One hundred years ago Rome was hit hard by the Antonine Plague. Our countryside was severely depopulated. Since then, we have had nothing but lawlessness, taxation and inflation. The troubles have driven the honest freemen from their tenancy on the farms to the city. The government encouraged it by creating a dole to prop up the slave merchants who bought influence from the senators. Slaves can make a fortune for a man, but bankrupt the government since slaves and the wealthy who own them pay no taxes.

I am forced to buy slaves to work my land since there are no freemen left to work for me. The taxes here in the countryside are just too high for them to stay with me. Cheaper to be an indigent on the dole. So I am force to use a work force that I have to whip into their work. I also have to house and feed them. Something I never had to do with the free tenants. Whoever did the math and said slaves are cheaper than freemen was an illiterate.

I muse. These are the things I would tackle in the Senate. Even as young as I am, I know that the Senate is not there to pass good laws. It exists to enrich those who sit on the benches. Senators can vote themselves lucrative "public works" and can gain favor from the populace by holding day after day of games.

I feel as Julia does.
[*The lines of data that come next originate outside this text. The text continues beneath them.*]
int fad_file_means(fad_handle* h, const void* emb_f16, long long n_files, int rows_per_file, int d,
                   double* m64_out, double* m16_out, void* stream) {
    if (!h) return fail("null handle");
    if (n_files <= 0) return 0;
    if (rows_per_file <= 0 || d <= 0) return fail("bad shape");
    CK(cudaSetDevice(h->device));
    long long blocks = (n_files * d + 255) / 256;
    if (blocks > (long long)h->num_sms * 16) blocks = (long long)h->num_sms * 16;
    return launch(h, fad::file_means_kernel, (unsigned)blocks, 256, 0, (cudaStream_t)stream,
                  reinterpret_cast<const __half*>(emb_f16), n_files, rows_per_file, d, m64_out, m16_out);
}

int fad_stats_accumulate_f64(fad_handle* h, const double* rows, long long n_rows, int d, double* acc, void* stream) {
    if (!h) return fail("null handle");
    if (n_rows <= 0) return 0;
    CK(cudaSetDevice(h->device));
    return launch_stats_dmma(h, rows, n_rows, d, nullptr, acc, (cudaStream_t)stream);
}

int fad_stats_finalize_mirrored(fad_handle* h, const double* acc, const double* acc_means64, const double* acc_means16,
                                const void* shift_f16, int rows_per_file, int d, double* mu_out, double* cov_out, void* stream) {
    if (!h) return fail("null handle");
    CK(cudaSetDevice(h->device));
    static const int keep = [] { const char* e = getenv("FADTK_SINGLE_FRAME_FILES"); return (e && std::string(e) == "keep") ? 1 : 0; }();
    const size_t total = (size_t)d * d;
    unsigned blocks = (unsigned)((total + 255) / 256);
    if (blocks > (unsigned)h->num_sms * 8) blocks = h->num_sms * 8;
    return launch(h, fad::stats_finalize_mirrored_kernel, blocks, 256, 0, (cudaStream_t)stream,
                  acc, acc_means64, acc_means16, reinterpret_cast<const __half*>(shift_f16), rows_per_file, d, keep, mu_out, cov_out);
}

int fad_stats_accumulate_gather(fad_handle* h, const void* emb_f16, long long n_src_rows,
                                const long long* idx, long long n_idx, int d,
                                const void* shift_f16, double* acc, void* stream) {
    if (!h) return fail("null handle");
    (void)n_src_rows;
    if (n_idx <= 0) return 0;
    if (d % 8 != 0) return fail("d must be a multiple of 8");
    CK(cudaSetDevice(h->device));
    if (h->gather_buf.grow((size_t)n_idx * d * 2)) return 1;
    __half* rows = h->gather_buf.get<__half>();
    const long long vecs = n_idx * (d / 8);
    long long blocks = (vecs + 255) / 256;
    if (blocks > (long long)h->num_sms * 16) blocks = (long long)h->num_sms * 16;
    if (launch(h, fad::gather_rows_kernel, (unsigned)blocks, 256, 0, (cudaStream_t)stream,
               reinterpret_cast<const __half*>(emb_f16), idx, n_idx, d, rows)) return 1;
    return launch_stats_dmma(h, rows, n_idx, d, reinterpret_cast<const __half*>(shift_f16), acc, (cudaStream_t)stream);
}

int fad_stats_finalize(fad_handle* h, const double* acc, const void* shift_f16, int d,
                       double* mu_out, double* cov_out, void* stream) {
    if (!h) return fail("null handle");
    CK(cudaSetDevice(h->device));
    const size_t total = (size_t)d * d;
    unsigned blocks = (unsigned)((total + 255) / 256);
    if (blocks > (unsigned)h->num_sms * 8) blocks = h->num_sms * 8;
    return launch(h, fad::stats_finalize_kernel, blocks, 256, 0, (cudaStream_t)stream,
                  acc, reinterpret_cast<const __half*>(shift_f16), d, mu_out, cov_out);
}

extern "C" int fad_attention(fad_handle* h, const void* qkv_f16, long long n_clips, int S, int d, void* out_f16, int legacy, void* stream) {
    if (!h || !qkv_f16 || !out_f16) return fail("null argument");
    if (d % 64 != 0 || S <= 0 || n_clips <= 0) return fail("bad shape");
    CK(cudaSetDevice(h->device));
    cudaStream_t st = (cudaStream_t)stream;
    if (!legacy) return launch_attention_wgmma(h, reinterpret_cast<const __half*>(qkv_f16), n_clips, S, d, d / 64, reinterpret_cast<__half*>(out_f16), st);
    return launch(h, fad::whisper_flash_attention_kernel, dim3((S + 63) / 64, d / 64, (unsigned)n_clips), 128, 0, st,
                  reinterpret_cast<const __half*>(qkv_f16), S, d, reinterpret_cast<__half*>(out_f16), nullptr, nullptr);
}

The Eternal City is a waste of time. If she is not happy with the lazy, effete men of Rome, then I am equally fed up with the idiotic, amoral women. They say that to find a virgin these days you must enter a nursery and steal the girl as she nurses from the breast.

Unfortunately, I have our family to look after, so off to Rome I must go. I must secure my position in the senate and my family's position in society. I might as well secure my share of the public revenue. Oh, and I guess I should look for a wife as well. The family will need another heir.